Burkinabe soldiers evacuate an injured man from the Splendid hotel during an attack by Al-Qaeda-linked gunmen late Friday in Ouagadougou, Burkina Faso. Burkina Faso's troops, supported by French special forces, battled the attackers early Saturday morning and freed more than 120 hostages, officials say. Ahmed Ouoba/AFP/Getty Images hide caption

toggle caption Ahmed Ouoba/AFP/Getty Images

Burkinabe soldiers evacuate an injured man from the Splendid hotel during an attack by Al-Qaeda-linked gunmen late Friday in Ouagadougou, Burkina Faso. Burkina Faso's troops, supported by French special forces, battled the attackers early Saturday morning and freed more than 120 hostages, officials say.

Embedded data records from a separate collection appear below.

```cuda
int tfimm_b200_token_gemm_bf16(const void* Wt, int ldw, const void* X, long ldx, long img_x, const float* bias,
                               const float* gamma, const void* residual, long ldr, long img_r, const void* mul,
                               long ld_mul, long img_mul, void* out, long ldc, long img_c, int imgs, int M, int N,
                               int K, int m_out, int act, int glu, int out_dtype, int force_block_n, void* s) {
  const cudaStream_t stream = as_stream(s);
  TFIMM_CHECK_ARG(imgs > 0 && M > 0 && N > 0 && K > 0 && m_out > 0, "token_gemm: empty shape (imgs %d M %d N %d K %d)",
                  imgs, M, N, K);
  TFIMM_CHECK_ARG(out_dtype == kBF16 || out_dtype == kF32, "token_gemm: out_dtype must be bf16 or f32");
  TFIMM_CHECK_ARG(ldw % 8 == 0 && ldw >= K && ldx % 8 == 0 && img_x % 8 == 0 && ldx >= N,
                  "token_gemm: Wt / X strides must be multiples of 8 elements");
  TFIMM_CHECK_ARG(glu ? (M % 16 == 0 && m_out <= M / 2) : m_out <= M, "token_gemm: m_out %d does not fit M %d (glu %d)",
                  m_out, M, glu);
  TFIMM_CHECK_ARG(N % 2 == 0 && (gamma == nullptr || (reinterpret_cast<uintptr_t>(gamma) & 7u) == 0),
                  "token_gemm: N must be even and gamma 8-byte aligned");
  const int es = out_dtype == kBF16 ? 2 : 4;
  TFIMM_CHECK_ARG(mul == nullptr || ((reinterpret_cast<uintptr_t>(mul) & 15u) == 0 && (ld_mul * es) % 16 == 0 &&
                                     (img_mul * es) % 16 == 0),
                  "token_gemm: mul must be 16-byte aligned with strides of multiples of 16 bytes");
  TFIMM_CHECK_ARG((img_c * es) % 16 == 0 && (residual == nullptr || (img_r * es) % 16 == 0),
                  "token_gemm: image strides must be multiples of 16 bytes");
  GemmParams p{};
  p.M = M; p.N = N; p.K = K;
  p.bias = bias; p.gamma = gamma; p.act = act; p.has_res = residual != nullptr ? 1 : 0;
  p.c = out; p.res = residual; p.ldc = ldc; p.ldr = ldr;
  p.tk_imgs = imgs; p.m_out = m_out; p.glu = glu; p.img_c = img_c; p.img_r = img_r;
  p.mul = mul; p.ld_mul = ld_mul; p.img_mul = img_mul;
  const int bn = force_block_n > 0 ? force_block_n : pick_block_n(imgs * ((M + kBlockM - 1) / kBlockM) * kBlockM, N);
  return with_block_n<256>(bn, "token_gemm: unsupported block_n %d", [&](auto n) {
    constexpr int BN = decltype(n)::value;
    return out_dtype == kBF16 ? launch_token<BN, __nv_bfloat16>(Wt, ldw, X, ldx, img_x, p, stream)
                              : launch_token<BN, float>(Wt, ldw, X, ldx, img_x, p, stream);
  });
}

int tfimm_b200_gemm_glu_bf16(const void* A, int lda, const void* W, int ldw, const float* bias, void* C, int ldc, int M,
                             int N, int K, int act, int force_block_n, void* s) {
  const cudaStream_t stream = as_stream(s);
  TFIMM_CHECK_ARG(M > 0 && N > 0 && K > 0 && K % 8 == 0 && N % 2 == 0,
                  "gemm_glu: need K %% 8 == 0 and an even N (got M=%d N=%d K=%d)", M, N, K);
  TFIMM_CHECK_ARG(bias == nullptr || (reinterpret_cast<uintptr_t>(bias) & 7u) == 0, "gemm_glu: bias must be 8-byte aligned");
  GemmParams p{};
  p.M = M; p.N = N; p.K = K;
  p.bias = bias; p.act = act;
  const int bn = force_block_n > 0 ? force_block_n : pick_block_n(M, N);
  return with_block_n<256>(bn, "gemm_glu: unsupported block_n %d", [&](auto n) {
    return launch_gemm<decltype(n)::value, __nv_bfloat16, kANone, kModeGluCols>(A, lda, W, ldw, nullptr, 0, C, ldc, p,
                                                                               stream);
  });
}

}
```

Measured before the change: 10010.

## Add persistent 256-wide staged GEMM kernel with overlapped epilogue and residual prefetch

Adds a persistent bf16 GEMM kernel with 256-column tiles that loops over output tiles on a grid sized to the SM count. It double-buffers bias and gamma vectors, prefetches residual tiles via TMA midway through the K loop, and splits the staged epilogue into spans so TMA stores overlap the next tile's mainloop. The staged epilogue is also specialized on the activation type at compile time. The heuristic routes large GEMMs (N>256 with enough tiles) to this path, trading smaller tiles and wave quantization for larger tiles and more shared-memory pressure.

```diff
diff --git a/tensorflow-image-models_b200/csrc/gemm_epilogue.cuh b/tensorflow-image-models_b200/csrc/gemm_epilogue.cuh
--- a/tensorflow-image-models_b200/csrc/gemm_epilogue.cuh
+++ b/tensorflow-image-models_b200/csrc/gemm_epilogue.cuh
@@ -193,28 +193,24 @@
   asm volatile("st.shared.b32 [%0], %1;" ::"r"(a), "r"(pack_bf16x2(x, y)) : "memory");
 }
 
-template <typename OutT, int BN>
-__device__ __forceinline__ void epilogue_staged(const GemmParams& p, float (&acc)[BN / 2], int m_blk, int n_blk, int wg,
-                                                uint32_t s_out, const float* s_bias, const float* s_gamma,
-                                                uint32_t res_bar, const CUtensorMap* tmap_c) {
-  constexpr int kCols = staged_chunk_cols<OutT>(), kChunks = BN / kCols;
+template <typename OutT, int BN, int kFirst, int kSpan, int kAct>
+__device__ __forceinline__ void staged_apply_act(const GemmParams& p, float (&acc)[BN / 2], uint32_t s_wg,
+                                                 const float* s_bias, const float* s_gamma) {
+  const int act = kAct >= 0 ? kAct : p.act;
   const int lane = threadIdx.x & 31, wq = (threadIdx.x >> 5) & 3;
   const int r = wq * 16 + (lane >> 2);
-  const uint32_t s_wg = s_out + (uint32_t)(wg * kChunks * kStagedBoxBytes);
   OutT* const tag = nullptr;
-  named_bar_sync<1>(256);
-  if (p.has_res) mbar_wait(res_bar, 0);
-#pragma unroll
-  for (int g = 0; g < BN / 8; ++g) {
+#pragma unroll
+  for (int g = kFirst / 8; g < (kFirst + kSpan) / 8; ++g) {
     const int c = g * 8 + 2 * (lane & 3);
-    const uint32_t a0 = staged_addr<OutT>(s_wg, r, c), a1 = a0 + 8 * 128;
+    const uint32_t a0 = staged_addr<OutT>(s_wg, r, c - kFirst), a1 = a0 + 8 * 128;
     uint64_t v[2] = {pack2(acc[4 * g + 0], acc[4 * g + 1]), pack2(acc[4 * g + 2], acc[4 * g + 3])};
     if (p.bias != nullptr) {
       const float2 b = *reinterpret_cast<const float2*>(s_bias + c);
       v[0] = add2(v[0], pack2(b.x, b.y));
       v[1] = add2(v[1], pack2(b.x, b.y));
     }
-    if (!p.act_post) apply_act_pairs(v, p.act);
+    if (!p.act_post) apply_act_pairs(v, act);
     if (p.gamma != nullptr) {
       const float2 s = *reinterpret_cast<const float2*>(s_gamma + c);
       v[0] = mul2(v[0], pack2(s.x, s.y));
@@ -224,21 +220,52 @@
       v[0] = add2(v[0], ld_staged_pair(tag, a0));
       v[1] = add2(v[1], ld_staged_pair(tag, a1));
     }
-    if (p.act_post) apply_act_pairs(v, p.act);
+    if (p.act_post) apply_act_pairs(v, act);
     st_staged_pair(tag, a0, v[0]);
     st_staged_pair(tag, a1, v[1]);
   }
-  fence_proxy_async_smem();
+}
+
+template <typename OutT, int BN, int kFirst, int kSpan>
+__device__ __forceinline__ void staged_apply(const GemmParams& p, float (&acc)[BN / 2], uint32_t s_wg,
+                                             const float* s_bias, const float* s_gamma) {
+  switch (p.act) {
+    case kActNone: staged_apply_act<OutT, BN, kFirst, kSpan, kActNone>(p, acc, s_wg, s_bias, s_gamma); break;
+    case kActGelu: staged_apply_act<OutT, BN, kFirst, kSpan, kActGelu>(p, acc, s_wg, s_bias, s_gamma); break;
+    case kActSwish: staged_apply_act<OutT, BN, kFirst, kSpan, kActSwish>(p, acc, s_wg, s_bias, s_gamma); break;
+    default: staged_apply_act<OutT, BN, kFirst, kSpan, -1>(p, acc, s_wg, s_bias, s_gamma); break;
+  }
+}
+
+__device__ __forceinline__ void warpgroup_bar_sync(int wg) {
   if (wg == 0) named_bar_sync<2>(128);
   else named_bar_sync<3>(128);
+}
+
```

Ahmed Ouoba/AFP/Getty Images

An hours-long attack by militants on a luxury hotel in Burkina Faso's capital has left approximately 20 victims dead. An early-morning assault by security forces killed four attackers and freed 126 hostages, officials say.

Among the victims killed was an American, identified by the U.S. State Department as Michael James Riddering, according to Reuters.

The attack on the upscale Splendid Hotel and a nearby cafe began Friday night as gunman stormed the building. The hotel is popular with Westerners, NPR's Ofeibea Quist-Arcton reports.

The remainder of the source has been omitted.